Grandpa’s New Story
Grandma cooked us a vegetarian lunch.
She’s a good cook, but vegetarian food is her achilles heel. Crazy how a lifetime of kitchen experience can be rendered useless by the removal of meat.
Lunch is delicious, though Gramps doesn’t agree. In any case, it won’t be served again. Grandma never makes the same meal twice.
After 60 years, you’d expect her to have some favorite recipes. A few go-to plays, crowd pleasers, hit songs. But Grandma refuses to play the hits.
“I got this recipe from Delores last week,” she says. ”I don’t know if it’ll be any good.”
So Grandma cooked us a vegetarian lunch. And Grandpa was there. And John. And Shelly. And Mom too, I think.
Someone at the table mentions my dad. Grandpa still misses Dad. I do too, but Grandpa says it.
“He was my best friend. We did everything together.”
Grandpa is gearing up for a story. And Grandpa isn’t like Grandma, he sticks to the hits. For example:
Hit Story #1: As a teen, Grandpa pisses in the gas tank of a police car. It’s winter in Iowa and his urine freezes the fuel line.
Hit Story #2: Serving as deputy sheriff, Grandpa responds to a nudity complaint. Discovering a homely, middle-aged lady receiving oral sex from a dog, he tells the bestial woman that her business is her business so long as it happens behind closed doors.
Hit Story #3: Now retired, Grandpa goes fishing in the boundary waters with Dad, Uncle Jack and Uncle Paul. After several Miller Lights, Jack stands to relieve himself off the back of the boat. Paul revs the prop engine, sending Jack splashing into the chilly, Minnesota lake.
It seems all Grandpa’s hit stories include genitalia. Don’t assume that’s a coincidence.
So Grandma cooked us a vegetarian lunch and Grandpa was telling a story. But this time, it was a new story.
A week or so after your dad died, I came to the house to take you boys fishing. I thought it might cheer you up.
We drove to Lake McBride and set up along the bank. I helped you bait your hooks and cast your lines. Then I walked a ways down shore to find a spot of my own.
20 minutes later, I came back to check on you. You boys both had your head between your knees. You were crying.
“Fishing didn’t cheer you up,” I thought, “there’s no sense in staying.”
We packed up our poles and got back in the car.
You boys were hungry, so we stopped at Jonesy’s on the way home for those big tenderloins. The server gal noticed how sad you were, and I told her about how you’d just lost your dad.
When we were through eating, I asked her for the ticket.
“There’s no charge” she said. “It’s on the house.”

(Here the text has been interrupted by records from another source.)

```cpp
template <int BN, int PRO, int MODE, int EPI>
__global__ __launch_bounds__(256) void conv_gemm_kernel(const CxConv p, const int M, const int n_tiles) {
  using G = Geo<BN>;
  constexpr int NSRC = (MODE == CX_MODE_POOL2) ? 4 : 1;
  extern __shared__ __attribute__((aligned(16))) char smem[];
  float* coef = reinterpret_cast<float*>(smem);
  char* tiles = smem + NCoef<PRO>::v * p.K * 4;

  const int tid = threadIdx.x;
  const int lane = tid & 63;
  const int wave = tid >> 6;
  const int wm = wave / G::WAVES_N, wn = wave % G::WAVES_N;
  const int wgid = xcd_remap(blockIdx.x, gridDim.x);
  const int mt = wgid / n_tiles, nt = wgid % n_tiles;
  const int n0 = nt * BN;

  if (PRO != CX_PRO_NONE) {
    for (int i = tid; i < p.K; i += 256) {
      coef[i] = p.pa[i];
      coef[p.K + i] = p.pb[i];
      if (PRO == CX_PRO_AFFINE2) coef[2 * p.K + i] = p.pc[i];
    }
  }

  const int qa = tid & 3;
  int rb[2], riy[2], rix[2];
  bool rvalid[2];
#pragma unroll
  for (int i = 0; i < 2; ++i) {
    const int m = mt * BM + (tid >> 2) + 64 * i;
    rvalid[i] = m < M;
    const int mm = rvalid[i] ? m : 0;
    const int hw = p.Ho * p.Wo;
    rb[i] = mm / hw;
    const int rem = mm - rb[i] * hw;
    const int oy = rem / p.Wo, ox = rem - oy * p.Wo;
    if (MODE == CX_MODE_CONV) {
      riy[i] = oy * p.stride - p.pad;
      rix[i] = ox * p.stride - p.pad;
    } else if (MODE == CX_MODE_POOL2) {
      riy[i] = 2 * oy;
      rix[i] = 2 * ox;
    } else {
      riy[i] = 2 * oy - 3;
      rix[i] = 2 * ox - 4 + 2 * qa;
    }
  }
  const int kpt = (MODE == CX_MODE_STEM) ? 1 : (p.K + BK - 1) / BK;
  const int taps = (MODE == CX_MODE_STEM) ? 7 : p.kh * p.kw;
  const int nsteps = taps * kpt;
  const bf16* __restrict__ X = reinterpret_cast<const bf16*>(p.x);
  const bf16* __restrict__ X2 = reinterpret_cast<const bf16*>(p.x2);
  const bf16* __restrict__ Wp = reinterpret_cast<const bf16*>(p.w);

  uint4 ra[2][NSRC], ra2[2], rbw[2];
  bool av[2], wv[2] = {false, false};

  const int ts_sh = p.tstride > 1 ? 1 : 0;
  const int cdil = p.dil > 1 ? p.dil : 1;
  int q_tap = 0, q_kc = 0, q_dy = 0, q_dx = 0, w_kc = 0;
  auto issue_loads = [&](int s) {
    (void)s;
    const int tap = q_tap, kc = q_kc;
    const int dy = (MODE == CX_MODE_CONV) ? q_dy * cdil : tap;
    const int dx = (MODE == CX_MODE_CONV) ? q_dx * cdil : 0;
    w_kc = kc;
#pragma unroll
    for (int i = 0; i < 2; ++i) {
      if (MODE == CX_MODE_STEM) {
        const int iy = riy[i] + dy, ix = rix[i];
        av[i] = rvalid[i] & (iy >= 0) & (iy < p.H) & (ix >= 0) & (ix < p.W);
        const int cy = av[i] ? iy : 0, cx = av[i] ? ix : 0;
        ra[i][0] = *reinterpret_cast<const uint4*>(X + ((size_t)(rb[i] * p.H + cy) * p.W + cx) * 4);
      } else if (MODE == CX_MODE_POOL2) {
        av[i] = rvalid[i];
#pragma unroll
        for (int a = 0; a < 4; ++a) {
          const size_t pix = (size_t)(rb[i] * p.H + riy[i] + (a >> 1)) * p.W + rix[i] + (a & 1);
          ra[i][a] = *reinterpret_cast<const uint4*>(X + pix * p.ldx + kc * BK + qa * 8);
        }
      } else {
        int iy = riy[i] + dy, ix = rix[i] + dx;
        bool ok = rvalid[i] & (iy >= 0) & (ix >= 0) & (((iy | ix) & ts_sh) == 0);
        iy >>= ts_sh;
        ix >>= ts_sh;
        const bool kok = kc * BK + qa * 8 < p.K;
// ... 32 lines not shown
    const int tap = 0, kc = w_kc;
    char* A = tiles + buf * G::STAGE;
    char* Bt = A + A_BYTES;
    const int c0 = kc * BK + qa * 8;
#pragma unroll
    for (int i = 0; i < 2; ++i) {
      U128 o;
      if (!av[i]) {
        o.u = make_uint4(0, 0, 0, 0);
      } else if (PRO == CX_PRO_NONE) {
        o.u = ra[i][0];
      } else if (PRO == CX_PRO_AFFINE_RELU) {
        float acc[8];
#pragma unroll
        for (int j = 0; j < 8; ++j) acc[j] = 0.f;
#pragma unroll
        for (int a = 0; a < NSRC; ++a) {
          const uint32_t w4[4] = {ra[i][a].x, ra[i][a].y, ra[i][a].z, ra[i][a].w};
#pragma unroll
          for (int j = 0; j < 4; ++j) {
            acc[2 * j] += fmaxf(fmaf(cx_bf_lo(w4[j]), coef[c0 + 2 * j], coef[p.K + c0 + 2 * j]), 0.f);
            acc[2 * j + 1] += fmaxf(fmaf(cx_bf_hi(w4[j]), coef[c0 + 2 * j + 1], coef[p.K + c0 + 2 * j + 1]), 0.f);
          }
        }
        {
          const float sc_ = NSRC == 4 ? 0.25f : 1.f;
          o.u = make_uint4(cx_packbf(acc[0] * sc_, acc[1] * sc_), cx_packbf(acc[2] * sc_, acc[3] * sc_), cx_packbf(acc[4] * sc_, acc[5] * sc_),
                           cx_packbf(acc[6] * sc_, acc[7] * sc_));
        }
      } else {
        o.u = cx_affine2_8(ra[i][0], ra2[i], coef + c0, coef + p.K + c0, coef + 2 * p.K + c0);
      }
      *reinterpret_cast<uint4*>(A + ((tid >> 2) + 64 * i) * PITCH + qa * 16) = o.u;
    }
#pragma unroll
    for (int i = 0; i < 2; ++i) {
      const int nb = (tid >> 2) + 64 * i;
      if (nb < BN) *reinterpret_cast<uint4*>(Bt + nb * PITCH + qa * 16) = wv[i] ? rbw[i] : make_uint4(0, 0, 0, 0);
    }
    (void)tap;
  };

  f32x16 acc[G::TM][G::TN];
#pragma unroll
  for (int i = 0; i < G::TM; ++i)
#pragma unroll
    for (int j = 0; j < G::TN; ++j)
#pragma unroll
      for (int r = 0; r < 16; ++r) acc[i][j][r] = 0.f;

  issue_loads(0);
  __syncthreads();
  write_stage(0, 0);
  __syncthreads();

  const int lrow = lane & 31, lh = lane >> 5;
  for (int s = 0; s < nsteps; ++s) {
    const int buf = s & 1;
    if (s + 1 < nsteps) issue_loads(s + 1);
    const char* A = tiles + buf * G::STAGE;
    const char* Bt = A + A_BYTES;
#pragma unroll
    for (int kk = 0; kk < 2; ++kk) {
      bf16x8 af[G::TM], bfr[G::TN];
#pragma unroll
      for (int i = 0; i < G::TM; ++i)
// ... 107 lines not shown
            const float du = (fmaf(xu, esc[2 * j + 1], esh[2 * j + 1]) > 0.f) ? v[2 * j + 1] : 0.f;
            s1[2 * j] += dl;
            s1[2 * j + 1] += du;
            s2[2 * j] += dl * (xl - emu[2 * j]) * er[2 * j];
            s2[2 * j + 1] += du * (xu - emu[2 * j + 1]) * er[2 * j + 1];
            w4[j] = cx_packbf(fmaf(escale[2 * j], dl, cx_bf_lo(ow[j])), fmaf(escale[2 * j + 1], du, cx_bf_hi(ow[j])));
          }
          o.u = make_uint4(w4[0], w4[1], w4[2], w4[3]);
        }
        *reinterpret_cast<uint4*>(Y + (size_t)m * p.ldy + nch) = o.u;
      }
    }
    __syncthreads();
  }

  if (want_stats) {
#pragma unroll
    for (int j = 0; j < 8; ++j) {
#pragma unroll
      for (int d = CPR; d < 64; d <<= 1) {
        s1[j] += __shfl_xor(s1[j], d);
        s2[j] += __shfl_xor(s2[j], d);
      }
    }
    float* scratch = reinterpret_cast<float*>(tiles);
    wg_stat_begin<4>(scratch, BN, tid, 256);
    if (lane < CPR) {
#pragma unroll
      for (int j = 0; j < 8; ++j) wg_stat_put(scratch, BN, wave, cq * 8 + j, s1[j], s2[j]);
    }
    wg_stat_end<4>(scratch, BN, tid, 256, p.stat_sum, p.stat_sq, p.stat_det, p.stat_det ? mt : (int)blockIdx.x, p.stat_replicas,
                   p.stat_rstride, n0, p.N);
  }
}

template <int BN, int PRO, int MODE, int EPI>
int launch(const CxConv& p, hipStream_t st) {
  using G = Geo<BN>;
  const long long M = (long long)p.B * p.Ho * p.Wo;
  const int m_tiles = (int)((M + BM - 1) / BM);
  const int n_tiles = (p.N + BN - 1) / BN;
  const size_t smem = (size_t)NCoef<PRO>::v * p.K * 4 + G::MAIN_BYTES + 2 * BN * 4;
  if (smem > 160 * 1024) return CX_ESHAPE;
  if (const int e = stat_rows_check(p, m_tiles)) return e;
  static bool attr_set = false;
  if (!attr_set && smem > 64 * 1024) {
    (void)hipFuncSetAttribute(reinterpret_cast<const void*>(&conv_gemm_kernel<BN, PRO, MODE, EPI>),
                        hipFuncAttributeMaxDynamicSharedMemorySize, 160 * 1024);
    attr_set = true;
  }
  CX_KTAG("conv_gemm_kernel<%d, %d, %d, %d>", BN, PRO, MODE, EPI);
  hipLaunchKernelGGL((conv_gemm_kernel<BN, PRO, MODE, EPI>), dim3(m_tiles * n_tiles), dim3(256), smem, st, p, (int)M,
                     n_tiles);
  return launch_status();
}

template <int PRO, int MODE, int EPI>
int launch_bn(const CxConv& p, hipStream_t st) {
  if (p.N % 128 == 0) return launch<128, PRO, MODE, EPI>(p, st);
  if (p.N == 32) return launch<32, PRO, MODE, EPI>(p, st);
  return launch<64, PRO, MODE, EPI>(p, st);
}

}

int cx_try_pc_fwd(const CxConv& p, hipStream_t st, bool* handled);
int cx_try_ring_fwd(const CxConv& p, hipStream_t st, bool* handled);
int cx_try_strip_fwd(const CxConv& p, hipStream_t st, bool* handled);
int cx_try_ring_dgrad(const CxConv& p, hipStream_t st, bool* handled);
int cx_try_strip_dgrad(const CxConv& p, hipStream_t st, bool* handled);
int cx_try_pw_dgrad(const CxConv& p, hipStream_t st, bool* handled);
int cx_try_pw_fwd(const CxConv& p, hipStream_t st, bool* handled);
int cx_try_pw_fwdk(const CxConv& p, hipStream_t st, bool* handled);
int cx_try_pw_xs(const CxConv& p, hipStream_t st, bool* handled);
int cx_try_stem_fwd(const CxConv& p, hipStream_t st, bool* handled);
int cx_conv_gemm_f32(const CxConv& p, hipStream_t st);
int cx_try_conv_mm(const CxConv& p, hipStream_t st, bool* handled);

thread_local int cx_tl_stat_rows = 0;
thread_local int cx_tl_pro_out = 0;
thread_local char cx_tl_kernel[112] = "";
extern "C" const char* cx_last_kernel(void) { return cx_tl_kernel; }
// ... 80 lines not shown
      if (handled) return rc;
      rc = cx_try_ring_fwd(p, st, &handled);
      if (handled) return rc;
      rc = cx_try_strip_fwd(p, st, &handled);
      if (handled) return rc;
      rc = cx_try_ring_dgrad(p, st, &handled);
      if (handled) return rc;
      rc = cx_try_strip_dgrad(p, st, &handled);
      if (handled) return rc;
      rc = cx_try_pw_dgrad(p, st, &handled);
      if (handled) return rc;
      rc = cx_try_pw_fwd(p, st, &handled);
      if (handled) return rc;
      rc = cx_try_pw_fwdk(p, st, &handled);
      if (handled) return rc;
      rc = cx_try_pw_xs(p, st, &handled);
      if (handled) return rc;
      rc = cx_try_conv_mm(p, st, &handled);
      if (handled) return rc;
    }
    if (p.epilogue == CX_EPI_STORE) {
      if (p.prologue == CX_PRO_NONE) return launch_bn<CX_PRO_NONE, CX_MODE_CONV, CX_EPI_STORE>(p, st);
      if (p.prologue == CX_PRO_AFFINE_RELU) return launch_bn<CX_PRO_AFFINE_RELU, CX_MODE_CONV, CX_EPI_STORE>(p, st);
      if (p.prologue == CX_PRO_AFFINE2) return launch_bn<CX_PRO_AFFINE2, CX_MODE_CONV, CX_EPI_STORE>(p, st);
    } else if (p.epilogue == CX_EPI_MASK) {
      if (p.prologue == CX_PRO_AFFINE2) return launch_bn<CX_PRO_AFFINE2, CX_MODE_CONV, CX_EPI_MASK>(p, st);
      if (p.prologue == CX_PRO_NONE) return launch_bn<CX_PRO_NONE, CX_MODE_CONV, CX_EPI_MASK>(p, st);
    }
    return CX_EUNSUPPORTED;
  }
  if (p.mode == CX_MODE_POOL2) {
    if (p.prologue != CX_PRO_AFFINE_RELU || p.epilogue != CX_EPI_STORE) return CX_EUNSUPPORTED;
    if ((p.H & 1) || (p.W & 1) || p.Ho != p.H / 2 || p.Wo != p.W / 2 || p.ldx < p.K) return CX_ESHAPE;
    return launch_bn<CX_PRO_AFFINE_RELU, CX_MODE_POOL2, CX_EPI_STORE>(p, st);
  }
  if (p.mode == CX_MODE_STEM) {
    if (p.prologue != CX_PRO_NONE || p.epilogue != CX_EPI_STORE) return CX_EUNSUPPORTED;
    if (p.K != 32 || (p.W & 1) || p.Ho != (p.H + 6 - 7) / 2 + 1 || p.Wo != (p.W + 6 - 7) / 2 + 1) return CX_ESHAPE;
    {
      bool handled = false;
      const int rc = cx_try_stem_fwd(p, st, &handled);
      if (handled) return rc;
    }
    return launch_bn<CX_PRO_NONE, CX_MODE_STEM, CX_EPI_STORE>(p, st);
  }
  return CX_EUNSUPPORTED;
}
```

### chexpert_amd/models/densenet.py

```python
import os
from collections import OrderedDict

import torch
import torch.nn as nn

from .. import ops
from ._fused import FusedEngine, FusedNet, _Vec, flatten


class _FusedOnly:
    def forward(self, *a, **k):
        raise RuntimeError("chexpert_amd: this sub-module only holds parameters; call the parent model "
                           "(the fused HIP schedule).  There is no module-by-module fallback.")


class Conv2dParams(_FusedOnly, nn.Conv2d):
    pass


class BatchNorm2dParams(_FusedOnly, nn.BatchNorm2d):
    pass


class ReLUMarker(_FusedOnly, nn.ReLU):
# ... 116 lines not shown
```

“No. We’ll pay, we’ll pay.” I insisted. But she wouldn’t take a dime, so we ate for free.
Grandpa trails off, marking the end of the new story.
I turn to Shelly and she’s crying. But she smiles at me. Mom’s eyes are watery, too.
And Grandpa looks confused. His genitalia stories rarely elicit tears. I keep thinking about Grandpa’s new story.
How it leaves a depressing Norman Rockwell painting in your mind.
How it’s strange to have someone fill in the cracks of your biography.
How many other stories exist beyond Grandpa’s cannon of hits.
And how the final verse in the fishing story was all about free tenderloins.